While the panel’s eventual report will be addressed to Mr. Biden, some of its materials laid out ideas the justices might consider about their internal rules and practices.
For example, the materials analyzed the Supreme Court’s increasing practice of resolving of major issues through its so-called shadow docket, which it uses to deal with matters that come before it on an emergency basis.
While shadow-docket cases can often be of substantial importance, they are typically handled quickly, without full briefings and oral arguments. The commission weighed various possible causes and laid out some potential changes, including not allowing rulings using such stunted procedures to be considered binding precedents.
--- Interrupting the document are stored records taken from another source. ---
## Track top-2 over 4-row blocks in MFMA Hamming loop and rescan best block

```diff
diff --git a/include/mlpl_debug.h b/include/mlpl_debug.h
--- a/include/mlpl_debug.h
+++ b/include/mlpl_debug.h
@@ -28,6 +28,8 @@
 
 int mlpl_debug_last_kernels(mlpl_ctx *ctx, int out[13]);
 
+int mlpl_debug_last_hamming_top2(mlpl_ctx *ctx);
+
 int mlpl_debug_last_l2_match(mlpl_ctx *ctx, int out[4]);
 
 int mlpl_debug_l2_fold_counts(mlpl_ctx *ctx, const float *d_q, int nq, size_t q_stride, size_t q_batch_stride, const float *d_t, int nt,
diff --git a/matchinglib_poselib_amd/_lib.py b/matchinglib_poselib_amd/_lib.py
--- a/matchinglib_poselib_amd/_lib.py
+++ b/matchinglib_poselib_amd/_lib.py
@@ -122,6 +122,7 @@
     "mlpl_debug_hamming_clock": (c_int, [c_void_p, c_void_p, c_int]),
     "mlpl_debug_hop_trace": (c_int, [c_void_p, c_void_p, c_void_p, c_int, c_void_p]),
     "mlpl_debug_last_kernels": (c_int, [c_void_p, c_void_p]),
+    "mlpl_debug_last_hamming_top2": (c_int, [c_void_p]),
     "mlpl_debug_count_pass": (c_int, [c_void_p, c_void_p, c_void_p, c_int, c_void_p, c_int, c_int, c_void_p, c_int, c_double, c_int,
                                       c_void_p]),
     "mlpl_pair_pose_dev": (c_int, [c_void_p, c_void_p, c_int, c_void_p, c_int, c_int, c_void_p, c_void_p, c_void_p, c_void_p, c_double,
@@ -280,6 +281,12 @@
             raise MlplError(n, "mlpl_debug_last_kernels", last_error())
         return list(out[:n])
 
+    def last_hamming_top2(self) -> int:
+        n = self._lib.mlpl_debug_last_hamming_top2(self._h)
+        if n < 0:
+            raise MlplError(n, "mlpl_debug_last_hamming_top2", last_error())
+        return n
+
     def last_l2_match(self) -> list:
         out = (C.c_int * 4)()
         n = self._lib.mlpl_debug_last_l2_match(self._h, out)
diff --git a/matchinglib_poselib_amd/csrc/capi.hip b/matchinglib_poselib_amd/csrc/capi.hip
--- a/matchinglib_poselib_amd/csrc/capi.hip
+++ b/matchinglib_poselib_amd/csrc/capi.hip
@@ -136,6 +136,7 @@
     ctx->opt_hamming_fused_merge = 1;
     ctx->opt_hamming_expand_fine = 1;
     ctx->opt_hamming_expand_inkernel = 1;
+    ctx->opt_hamming_block_top2 = 4;
     ctx->opt_hamming_merge_emit = 0;
     ctx->opt_ransac_lazy_sums = 1;
     ctx->opt_ransac_overlap = 1;
@@ -222,6 +223,7 @@
 } kRangeOptions[] = {
     {"l2_fold_counts", &mlpl_ctx::opt_l2_fold_counts, 0, 1},
     {"hamming_expand_inkernel", &mlpl_ctx::opt_hamming_expand_inkernel, 0, 1},
+    {"hamming_block_top2", &mlpl_ctx::opt_hamming_block_top2, 0, 4},
     {"vfc_store_u", &mlpl_ctx::opt_vfc_store_u, 0, 1},
 };
 
@@ -229,7 +231,8 @@
     if (!ctx || !name) return MLPL_E_BAD_INPUT;
     for (const auto &o : kRangeOptions)
         if (!std::strcmp(name, o.name)) {
-            if (value < o.lo || value > o.hi) {
+            const bool bad_block = o.field == &mlpl_ctx::opt_hamming_block_top2 && value != 0 && value != 4;
+            if (value < o.lo || value > o.hi || bad_block) {
                 set_error("mlpl_set_option: unknown option or bad value: %s=%d", name, value);
                 return MLPL_E_BAD_INPUT;
             }
@@ -366,6 +369,8 @@
     return 13;
 }
 
+int mlpl_debug_last_hamming_top2(mlpl_ctx *ctx) { return ctx ? ctx->dbg_hamming_top2 : MLPL_E_BAD_INPUT; }
+
 int mlpl_debug_last_l2_match(mlpl_ctx *ctx, int out[4]) {
     if (!ctx || !out) return MLPL_E_BAD_INPUT;
     for (int i = 0; i < 4; ++i) out[i] = ctx->dbg_l2_match[i];
diff --git a/matchinglib_poselib_amd/csrc/knn_hamming.hip b/matchinglib_poselib_amd/csrc/knn_hamming.hip
--- a/matchinglib_poselib_amd/csrc/knn_hamming.hip
+++ b/matchinglib_poselib_amd/csrc/knn_hamming.hip
@@ -478,6 +478,7 @@
         int *rec = ctx->dbg_hamming_kernel;
         rec[0] = variant, rec[1] = (variant == 1 && nw <= 16) ? qpl : 1, rec[2] = 0, rec[3] = 0, rec[4] = 0;
         rec[5] = 0, rec[6] = 0, rec[7] = 0, rec[8] = nsplit, rec[9] = 0, rec[10] = 0;
+        ctx->dbg_hamming_top2 = 0;
     }
     prof_mark(ctx, MLPL_PROF_KNN_HAMMING, 0, s);
     switch (nw) {
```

The discussion materials also examine whether Supreme Court justices should be subject to a code of judicial ethics, like lower court judges already are. The commission explored whether Congress ought to impose one on them — which could raise constitutional issues — or whether they ought to adopt one for themselves.
The materials also addressed the recurring question of whether the justices should allow cameras in the courtroom to broadcast their arguments, which the court has resisted. Noting that during the Covid-19 pandemic, the court has allowed the public to listen to an audio livestream of its arguments, the report suggested keeping that in place when the crisis ends.
“Given the court’s longstanding opposition to cameras, a continuation of near-simultaneous audio would be a step forward and would better enable the media to cover the court’s work, while enabling interested members of the bar and the public to better follow the work of the court,” the materials said. “Perhaps further experience with simultaneous audio will encourage the court to try cameras as well.”